For liming, the hide stock is traditionally suspended in the lime liquors in pits or together with a lime liquor kept in motion in drums or in tanning machines. Enzymatic liming processes are also receiving attention. (German patents 977 414, 10 23 183 and 12 03 416 (=U.S. 3,133,002)
In the light of the results obtained so far, additions of phosphonic acid compounds to the lime liquor significantly increase the dispersing of dirt and fat. Depending on the amount of phosphonic acid derivatives used, improved or more rapid sedimentation can be observed, which manifests itself in part in a reduction of the pollution load of the waste water from 25 to 30 percent, based on the COD (Chemical Oxygen Demand) value, and from 10 to 15 percent, based on the total nitrogen.

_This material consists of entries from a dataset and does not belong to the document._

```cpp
int launch_posconv(const bf16_t* xpad, const bf16_t* wpk, const float* bias, const float* x_f32, float* out, int B, int Tp,
                   int act, hipStream_t s, int fmt, long x_lo, long w_lo) {
    dim3 grid((Tp + PC_BM - 1) / PC_BM, SYL_POSG, B);
    if (posconv_attrs()) return 1;
    if (fmt == FMT_SPLIT) {
        hipLaunchKernelGGL((posconv_bf16_kernel<2, FMT_SPLIT>), grid, dim3(512), PC_LDS, s, xpad, wpk, bias, x_f32, out, Tp, x_lo, w_lo, nullptr, nullptr);
        HIP_TRY(hipGetLastError());
        return 0;
    }
    if (fmt == FMT_F16 && act == 2) { syl_set_error("launch_posconv", "the erf GELU (act 2) has no fp16 instantiation"); return 1; }
    if (fmt == FMT_F16) hipLaunchKernelGGL((posconv_bf16_kernel<1, FMT_F16>), grid, dim3(512), PC_LDS, s, xpad, wpk, bias, x_f32, out, Tp, 0L, 0L, nullptr, nullptr);
    else if (act == 2) hipLaunchKernelGGL((posconv_bf16_kernel<2, FMT_BF16>), grid, dim3(512), PC_LDS, s, xpad, wpk, bias, x_f32, out, Tp, 0L, 0L, nullptr, nullptr);
    else hipLaunchKernelGGL((posconv_bf16_kernel<1, FMT_BF16>), grid, dim3(512), PC_LDS, s, xpad, wpk, bias, x_f32, out, Tp, 0L, 0L, nullptr, nullptr);
    HIP_TRY(hipGetLastError());
    return 0;
}

int launch_posconv_packed(const bf16_t* xpad, const bf16_t* wpk, const float* bias, const float* x_f32, float* out, int B, int slot_max,
                          const int* slot, const int* frames, hipStream_t s, int fmt) {
    if (fmt != FMT_BF16 && fmt != FMT_F16) { syl_set_error("launch_posconv_packed", "bf16 / fp16 only"); return 1; }
    if (posconv_attrs()) return 1;
    dim3 grid((slot_max + PC_BM - 1) / PC_BM, SYL_POSG, B);
    if (fmt == FMT_F16) hipLaunchKernelGGL((posconv_bf16_kernel<1, FMT_F16>), grid, dim3(512), PC_LDS, s, xpad, wpk, bias, x_f32, out, 0, 0L, 0L, slot, frames);
    else hipLaunchKernelGGL((posconv_bf16_kernel<1, FMT_BF16>), grid, dim3(512), PC_LDS, s, xpad, wpk, bias, x_f32, out, 0, 0L, 0L, slot, frames);
    HIP_TRY(hipGetLastError());
    return 0;
}
```

### sylber_amd/segmenter.py

```python
from __future__ import annotations

import ctypes
import math
import os
import collections
import threading
import time
import weakref
from pathlib import Path
from typing import Dict, List, Optional, Sequence, Union

import numpy as np
import torch

from . import _lib
from .ingest import ingest_file
from .weights import (NUM_LAYERS, expected_shapes, fold_pos_conv_weight, normalize_keys, synthetic_state_dict)

FRAME_RATE = 50
SLOT_SAMPLES = 320
PACKED_PRECISIONS = ("bf16", "fp16")


def _ptr(t: torch.Tensor):
# ... 322 lines not shown
    def set_graph_mode(self, enable: bool = True) -> None:
        _lib.check(self.lib.sylber_set_graph_mode(self.handle, 1 if enable else 0), "sylber_set_graph_mode")
        self._graph_stream = torch.cuda.Stream(device=self.device) if enable else None

    def _check_packed(self, what: str) -> None:
        if self.precision not in PACKED_PRECISIONS:
            raise ValueError("%s: packed batches run in precision %s only (this encoder: %r)" % (what, " / ".join(map(repr, PACKED_PRECISIONS)),
                                                                                                   self.precision))
        if getattr(self, "_graph_stream", None) is not None:
            raise ValueError("%s: packed batches do not run in graph mode (set_graph_mode(False))" % what)
        if self._opts.get(_lib.OPT_SEGMENT, 0) < 0:
            raise ValueError("%s: packed boundary detection needs the wide segmenter (SYLBER_OPT_SEGMENT = 0, not -1)" % what)
        if (self._opts.get(_lib.OPT_ATTN_QUERIES_PER_WAVE, 0) in (32, 64) or self._opts.get(_lib.OPT_CONV0_VALU, 0) > 0):
            raise ValueError("%s: packed batches need SYLBER_OPT_ATTN_QUERIES_PER_WAVE and SYLBER_OPT_CONV0_VALU at their defaults" % what)

    def forward_packed_raw(self, wav: torch.Tensor, lengths: Sequence[int], out: Optional[torch.Tensor] = None, layout=None) -> torch.Tensor:
        self._check_packed("forward_packed")
        n = [int(x) for x in lengths]
        offsets, _ = packed_layout(n) if layout is None else layout
        P = int(offsets[-1])
        assert wav.is_cuda and wav.dtype == torch.float32 and wav.is_contiguous() and wav.numel() == SLOT_SAMPLES * P
        if out is None:
            out = torch.empty(P, 768, dtype=torch.float32, device=wav.device)
        assert out.is_contiguous() and out.numel() >= P * 768
        with torch.cuda.device(wav.device):
            st = self.lib.sylber_forward_packed(self.handle, ctypes.c_void_p(wav.data_ptr()), (ctypes.c_int32 * len(n))(*n), len(n),
                                                ctypes.c_void_p(out.data_ptr()), _stream_ptr(wav.device))
        _lib.check(st, "sylber_forward_packed")
        return out

    def forward_packed(self, wavs: Sequence[torch.Tensor]):
        self._check_packed("forward_packed")
        rows = [torch.as_tensor(w).reshape(-1) for w in wavs]
        lengths = [int(r.numel()) for r in rows]
        offsets, frames = packed_layout(lengths)
        wav = torch.zeros(SLOT_SAMPLES * int(offsets[-1]), dtype=torch.float32, device=self.device)
        for i, r in enumerate(rows):
            a = SLOT_SAMPLES * int(offsets[i])
            wav[a:a + lengths[i]] = r.to(self.device, torch.float32)
        return self.forward_packed_raw(wav, lengths), offsets, frames

    def segment_packed(self, hidden: torch.Tensor, lengths: Sequence[int], norm_threshold: float, merge_threshold: float,
                       with_features: bool = True, out=None, layout=None):
        self._check_packed("segment_packed")
        n = [int(x) for x in lengths]
        offsets, frames = packed_layout(n) if layout is None else layout
        assert hidden.is_cuda and hidden.dtype == torch.float32 and hidden.is_contiguous() and hidden.numel() >= int(offsets[-1]) * 768
        B, K, D = len(n), int(frames.max()), 768
        if out is not None:
            seg, nseg, feats = out
        else:
            seg = torch.empty(B, K, 2, dtype=torch.int64, device=hidden.device)
            nseg = torch.empty(B, dtype=torch.int32, device=hidden.device)
            feats = torch.empty(B, K, D, dtype=torch.float32, device=hidden.device) if with_features else None
        with torch.cuda.device(hidden.device):
# ... 555 lines not shown
```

As a rule, the lime liquors advantageously contain from 0.01 to 3 percent, and preferably from 0.1 to 3 percent, of phosphonic acid compounds particularly of formula (IA), based on the salted weight. As a result, the calcium content of the pelt after liming is found to be 10 to 15 percent lower. This facilitates deliming and a softer leather is obtained. The use of the phosphonic acids of the invention in the form of their sodium salts in the lime rinse liquor helps to prevent the formation of lime blasts on the leathers. In addition, it reduces the calcium content of the washed pelts by about 10 percent. In the liming effluent, the phosphonic acids are used in accordance with the invention in amounts from 0.01 to 2 percent, based on the salted weight.
(A) (c) Deliming
An important field of application of the phosphonic acid derivatives of the invention is deliming. After liming, the dehaired and limed pelt must be brought from a pH of 13-14 to a pH of 8. In the process, the natural state of hydration of the soaked hide or skin is to be approximately restored. In this operation, weak to moderately strong organic acids or their ammonium salts, or the ammonium salts of strong inorganic acids alone, are used to advantage. It is important that the hide or skin which underwent alkaline swelling by calcium hydroxide is neutralized and substantially deswelled and that at the same time the calcium, bound in capillary or saltlike fashion to the collagen, is removed. Phosphonic acids, alone or in combination with the usual deliming agents, form readily soluble calcium salts (complex formation) and, depending on the amount used, reduce the calcium content of the pelt. The phosphonic acids are used in amounts from 0.01 to 5 percent, and preferably from 0.1 to 3 percent, based on the pelt weight, alone or in combination with other deliming agents such as organic acids and esters or ammonium salts. (See F. Stather, loc. cit., pp. 212-217.) The ammonium content of the products in accordance with the invention can be reduced to about one-half of what is is in commercial products. In deliming, the use of diethylenetriaminepentamethylene phosphonic acid (compound IA-3), hydroxyethane-1,1-diphosphonic acid (compound IC-1) or aminotrimethylene phosphonic acid (compound IA-1) is preferred.
(A) (d) Bating
A particularly advantageous application area for the phosphonic acid derivatives of the invention is bating, and particularly enzymatic bating. The function of bating is to loosen the collagen fiber structure, to peptize the individual fibers, and to remove unstructured proteins (keratin residues, albumins, and globulins) particularly from the area of the grain layer. The swelling or tension of the skin present even after deliming is neutralized and the skin is put in a quasi-"native" state. With the skin in this state, the tanning materials are able to penetrate it uniformly. Bating usually proceeds at 30° C. to 40° C. in a mildly agitated liquor under the action of proteolytic enzymes, and particularly of pancreatic and bacterial proteases. (See U.S. Pat. No. 3,939,040 and published German patent application DOS No. 28 56 320.)
In these process steps, the phosphonic acids, preferably in the form of the sodium salts of formula (IA), are added in amounts from 0.01 to 5 percent, based on salted weight, advantageously together with 0.1 to 3 weight percent of surfactant, preferably from the class of nonionic surface active agents. This makes it possible to obtain pelts freer of scud and with better loosening of the scud. The fat content of a bate liquor containing the combination of phosphonic acid and surfactant is up to 20 percent higher than that of a bate liquor containing only a proteolytic enzyme.
(B) Tanning
In pickling and chrome tanning operations, the phosphonic acid derivatives are preferably added after pickling and before chrome tanning, or simultaneously with the chromium.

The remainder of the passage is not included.